◆ **ACTION ITEM**
Select all lines in the records that include "pointers".

Stored data:
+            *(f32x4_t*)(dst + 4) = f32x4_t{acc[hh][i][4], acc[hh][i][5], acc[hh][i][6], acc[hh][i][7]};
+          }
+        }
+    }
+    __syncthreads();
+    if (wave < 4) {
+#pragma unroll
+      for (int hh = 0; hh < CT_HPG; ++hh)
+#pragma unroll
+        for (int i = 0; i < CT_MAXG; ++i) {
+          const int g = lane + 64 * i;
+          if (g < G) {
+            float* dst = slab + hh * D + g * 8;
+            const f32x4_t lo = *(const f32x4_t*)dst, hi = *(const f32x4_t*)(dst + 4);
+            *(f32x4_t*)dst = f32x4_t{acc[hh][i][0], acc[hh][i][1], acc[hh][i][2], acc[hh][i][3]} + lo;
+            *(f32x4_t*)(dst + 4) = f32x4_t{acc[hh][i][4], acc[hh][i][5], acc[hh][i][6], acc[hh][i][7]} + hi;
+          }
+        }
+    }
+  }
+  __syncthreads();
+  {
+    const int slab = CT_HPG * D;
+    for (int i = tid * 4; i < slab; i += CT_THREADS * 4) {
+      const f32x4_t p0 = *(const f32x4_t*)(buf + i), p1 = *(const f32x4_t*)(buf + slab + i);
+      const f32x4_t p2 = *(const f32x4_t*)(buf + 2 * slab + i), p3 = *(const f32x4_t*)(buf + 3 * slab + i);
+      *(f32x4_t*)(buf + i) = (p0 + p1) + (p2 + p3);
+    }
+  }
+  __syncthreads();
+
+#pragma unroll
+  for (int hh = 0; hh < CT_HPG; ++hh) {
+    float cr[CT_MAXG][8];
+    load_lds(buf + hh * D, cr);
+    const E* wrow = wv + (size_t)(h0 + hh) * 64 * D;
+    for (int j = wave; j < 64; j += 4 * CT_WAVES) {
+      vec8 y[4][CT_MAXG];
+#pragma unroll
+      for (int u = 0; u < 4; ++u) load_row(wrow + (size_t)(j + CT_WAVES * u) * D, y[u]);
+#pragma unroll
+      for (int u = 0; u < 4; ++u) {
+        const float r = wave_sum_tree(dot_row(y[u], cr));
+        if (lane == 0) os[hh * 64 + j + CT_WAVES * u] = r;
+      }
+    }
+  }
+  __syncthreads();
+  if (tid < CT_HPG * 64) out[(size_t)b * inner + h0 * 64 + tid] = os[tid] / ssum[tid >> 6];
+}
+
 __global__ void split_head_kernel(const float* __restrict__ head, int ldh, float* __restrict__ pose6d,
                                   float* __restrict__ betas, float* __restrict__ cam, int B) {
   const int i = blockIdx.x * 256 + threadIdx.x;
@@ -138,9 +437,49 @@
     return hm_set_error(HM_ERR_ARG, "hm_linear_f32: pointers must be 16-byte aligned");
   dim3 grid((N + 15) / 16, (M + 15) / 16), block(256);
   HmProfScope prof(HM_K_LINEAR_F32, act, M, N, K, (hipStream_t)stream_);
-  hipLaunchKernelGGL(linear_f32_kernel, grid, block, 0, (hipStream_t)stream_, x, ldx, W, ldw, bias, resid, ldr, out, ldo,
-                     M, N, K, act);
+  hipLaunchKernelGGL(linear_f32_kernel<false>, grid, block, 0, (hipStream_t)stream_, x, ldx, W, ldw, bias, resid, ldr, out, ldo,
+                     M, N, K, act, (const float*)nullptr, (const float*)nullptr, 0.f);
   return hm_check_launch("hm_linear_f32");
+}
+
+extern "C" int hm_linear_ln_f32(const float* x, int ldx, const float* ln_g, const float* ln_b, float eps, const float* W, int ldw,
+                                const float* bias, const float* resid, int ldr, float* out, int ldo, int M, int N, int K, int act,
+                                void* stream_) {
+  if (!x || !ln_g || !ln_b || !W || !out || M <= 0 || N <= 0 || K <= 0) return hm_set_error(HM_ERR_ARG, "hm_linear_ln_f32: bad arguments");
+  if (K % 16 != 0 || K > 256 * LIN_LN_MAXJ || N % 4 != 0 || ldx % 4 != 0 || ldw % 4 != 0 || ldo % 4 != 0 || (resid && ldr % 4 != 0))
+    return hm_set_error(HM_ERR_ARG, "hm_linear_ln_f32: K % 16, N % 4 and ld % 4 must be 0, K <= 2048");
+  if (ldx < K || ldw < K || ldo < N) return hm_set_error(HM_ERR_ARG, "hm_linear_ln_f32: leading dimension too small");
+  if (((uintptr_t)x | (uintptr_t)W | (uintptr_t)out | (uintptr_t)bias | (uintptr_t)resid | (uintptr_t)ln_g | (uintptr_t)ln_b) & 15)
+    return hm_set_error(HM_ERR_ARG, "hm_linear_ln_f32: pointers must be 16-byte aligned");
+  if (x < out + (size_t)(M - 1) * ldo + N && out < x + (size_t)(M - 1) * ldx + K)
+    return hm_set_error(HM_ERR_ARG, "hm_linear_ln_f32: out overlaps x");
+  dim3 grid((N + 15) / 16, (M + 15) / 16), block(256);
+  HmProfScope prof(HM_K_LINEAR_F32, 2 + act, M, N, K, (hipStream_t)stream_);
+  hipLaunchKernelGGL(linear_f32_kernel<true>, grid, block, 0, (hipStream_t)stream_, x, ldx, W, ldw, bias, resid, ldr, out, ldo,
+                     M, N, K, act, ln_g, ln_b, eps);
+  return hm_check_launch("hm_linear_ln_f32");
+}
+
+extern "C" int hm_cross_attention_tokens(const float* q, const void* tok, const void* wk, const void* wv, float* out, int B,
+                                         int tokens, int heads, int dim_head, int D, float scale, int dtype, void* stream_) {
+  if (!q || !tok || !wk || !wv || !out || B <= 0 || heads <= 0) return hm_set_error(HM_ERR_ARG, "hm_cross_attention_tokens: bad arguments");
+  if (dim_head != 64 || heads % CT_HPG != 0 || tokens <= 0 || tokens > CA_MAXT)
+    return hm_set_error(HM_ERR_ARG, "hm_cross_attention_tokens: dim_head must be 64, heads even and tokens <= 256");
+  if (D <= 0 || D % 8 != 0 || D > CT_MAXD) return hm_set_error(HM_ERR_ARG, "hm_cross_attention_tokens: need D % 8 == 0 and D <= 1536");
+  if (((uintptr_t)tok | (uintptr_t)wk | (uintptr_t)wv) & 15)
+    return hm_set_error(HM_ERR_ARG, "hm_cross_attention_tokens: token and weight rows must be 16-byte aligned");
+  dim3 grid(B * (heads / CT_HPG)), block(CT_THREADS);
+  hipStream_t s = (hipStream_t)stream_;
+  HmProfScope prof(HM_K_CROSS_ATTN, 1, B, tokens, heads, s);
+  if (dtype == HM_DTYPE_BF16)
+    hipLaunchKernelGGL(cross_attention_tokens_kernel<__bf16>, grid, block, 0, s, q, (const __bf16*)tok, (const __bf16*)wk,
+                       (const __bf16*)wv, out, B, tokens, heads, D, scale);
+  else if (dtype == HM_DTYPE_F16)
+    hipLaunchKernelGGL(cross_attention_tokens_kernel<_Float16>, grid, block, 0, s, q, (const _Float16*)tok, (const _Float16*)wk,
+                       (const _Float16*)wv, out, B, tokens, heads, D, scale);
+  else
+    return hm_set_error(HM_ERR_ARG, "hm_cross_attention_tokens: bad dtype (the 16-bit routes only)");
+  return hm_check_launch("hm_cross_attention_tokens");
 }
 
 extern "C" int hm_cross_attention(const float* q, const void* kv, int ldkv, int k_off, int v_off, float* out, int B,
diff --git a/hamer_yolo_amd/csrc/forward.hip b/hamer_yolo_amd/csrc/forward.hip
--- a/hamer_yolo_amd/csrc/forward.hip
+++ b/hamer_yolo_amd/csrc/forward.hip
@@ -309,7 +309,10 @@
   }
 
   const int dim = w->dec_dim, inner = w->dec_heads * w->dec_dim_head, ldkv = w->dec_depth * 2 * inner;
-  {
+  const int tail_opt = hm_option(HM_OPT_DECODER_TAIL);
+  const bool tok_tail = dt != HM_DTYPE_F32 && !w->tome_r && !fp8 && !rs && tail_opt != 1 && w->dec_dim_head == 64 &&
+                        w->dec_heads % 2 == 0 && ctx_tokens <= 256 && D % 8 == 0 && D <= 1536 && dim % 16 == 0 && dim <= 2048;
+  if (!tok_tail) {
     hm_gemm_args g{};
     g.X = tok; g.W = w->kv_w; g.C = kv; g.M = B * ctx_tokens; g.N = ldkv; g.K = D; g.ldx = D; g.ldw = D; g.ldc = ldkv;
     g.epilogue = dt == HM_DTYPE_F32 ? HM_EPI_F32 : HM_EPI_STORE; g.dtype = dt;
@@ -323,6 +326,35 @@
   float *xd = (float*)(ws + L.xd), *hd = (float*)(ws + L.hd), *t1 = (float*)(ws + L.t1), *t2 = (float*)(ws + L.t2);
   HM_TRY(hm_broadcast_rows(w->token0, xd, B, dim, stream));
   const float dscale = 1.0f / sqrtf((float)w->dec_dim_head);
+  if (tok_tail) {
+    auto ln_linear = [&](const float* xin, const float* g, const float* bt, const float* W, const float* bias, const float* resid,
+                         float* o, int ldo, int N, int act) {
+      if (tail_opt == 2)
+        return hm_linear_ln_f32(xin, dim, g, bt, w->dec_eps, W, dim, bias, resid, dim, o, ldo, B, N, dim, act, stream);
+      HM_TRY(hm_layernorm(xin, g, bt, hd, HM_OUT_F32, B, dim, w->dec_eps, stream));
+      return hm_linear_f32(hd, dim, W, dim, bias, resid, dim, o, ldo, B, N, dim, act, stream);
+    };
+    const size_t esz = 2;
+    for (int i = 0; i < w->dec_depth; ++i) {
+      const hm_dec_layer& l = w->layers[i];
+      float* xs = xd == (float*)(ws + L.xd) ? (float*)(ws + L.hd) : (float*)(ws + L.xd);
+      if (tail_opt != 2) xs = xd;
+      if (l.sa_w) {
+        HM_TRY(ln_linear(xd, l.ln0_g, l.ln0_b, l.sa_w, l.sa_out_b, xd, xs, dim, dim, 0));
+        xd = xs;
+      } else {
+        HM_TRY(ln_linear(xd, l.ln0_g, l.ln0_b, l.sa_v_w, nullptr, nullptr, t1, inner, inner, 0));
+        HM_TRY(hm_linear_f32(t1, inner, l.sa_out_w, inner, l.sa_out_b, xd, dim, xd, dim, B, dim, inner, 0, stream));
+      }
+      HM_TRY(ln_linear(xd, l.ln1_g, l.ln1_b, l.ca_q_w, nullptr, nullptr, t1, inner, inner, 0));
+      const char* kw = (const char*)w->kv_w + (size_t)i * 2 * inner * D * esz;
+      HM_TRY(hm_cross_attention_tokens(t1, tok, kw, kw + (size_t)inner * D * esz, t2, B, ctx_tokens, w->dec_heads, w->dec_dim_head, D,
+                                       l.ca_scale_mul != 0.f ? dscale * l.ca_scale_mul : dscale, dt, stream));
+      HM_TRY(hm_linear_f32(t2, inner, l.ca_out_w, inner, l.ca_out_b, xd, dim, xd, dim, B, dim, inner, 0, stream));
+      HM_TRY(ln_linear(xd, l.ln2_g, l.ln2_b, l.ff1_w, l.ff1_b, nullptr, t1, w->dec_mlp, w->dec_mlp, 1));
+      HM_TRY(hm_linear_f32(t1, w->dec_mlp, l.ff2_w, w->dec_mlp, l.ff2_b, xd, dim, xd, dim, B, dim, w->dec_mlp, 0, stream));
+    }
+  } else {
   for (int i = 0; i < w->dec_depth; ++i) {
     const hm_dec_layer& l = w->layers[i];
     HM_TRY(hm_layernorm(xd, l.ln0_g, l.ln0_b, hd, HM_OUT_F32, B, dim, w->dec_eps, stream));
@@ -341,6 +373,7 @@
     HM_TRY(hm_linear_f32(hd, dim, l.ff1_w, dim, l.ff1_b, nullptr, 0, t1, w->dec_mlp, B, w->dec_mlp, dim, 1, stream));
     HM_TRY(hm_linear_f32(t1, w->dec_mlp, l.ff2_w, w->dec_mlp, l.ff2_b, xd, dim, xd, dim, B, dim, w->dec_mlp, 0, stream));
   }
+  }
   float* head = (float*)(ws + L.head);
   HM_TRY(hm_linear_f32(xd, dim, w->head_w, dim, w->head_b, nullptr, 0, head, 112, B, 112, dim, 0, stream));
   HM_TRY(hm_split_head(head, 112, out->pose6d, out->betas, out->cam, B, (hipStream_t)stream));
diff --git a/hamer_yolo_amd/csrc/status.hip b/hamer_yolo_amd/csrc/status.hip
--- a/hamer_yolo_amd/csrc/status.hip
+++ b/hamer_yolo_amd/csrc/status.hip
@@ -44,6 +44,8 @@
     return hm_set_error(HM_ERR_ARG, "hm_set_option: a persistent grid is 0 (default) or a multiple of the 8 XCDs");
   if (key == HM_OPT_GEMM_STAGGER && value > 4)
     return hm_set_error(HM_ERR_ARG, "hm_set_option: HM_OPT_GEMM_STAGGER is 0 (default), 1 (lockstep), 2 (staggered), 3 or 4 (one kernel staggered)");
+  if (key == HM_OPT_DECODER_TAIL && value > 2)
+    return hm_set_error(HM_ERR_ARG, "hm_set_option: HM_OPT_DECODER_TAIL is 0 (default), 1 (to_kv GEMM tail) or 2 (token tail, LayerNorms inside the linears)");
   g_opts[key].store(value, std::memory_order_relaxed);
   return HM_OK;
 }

◆ **SOLUTION TO THIS PROBLEM**
     return hm_set_error(HM_ERR_ARG, "hm_linear_f32: pointers must be 16-byte aligned");
+    return hm_set_error(HM_ERR_ARG, "hm_linear_ln_f32: pointers must be 16-byte aligned");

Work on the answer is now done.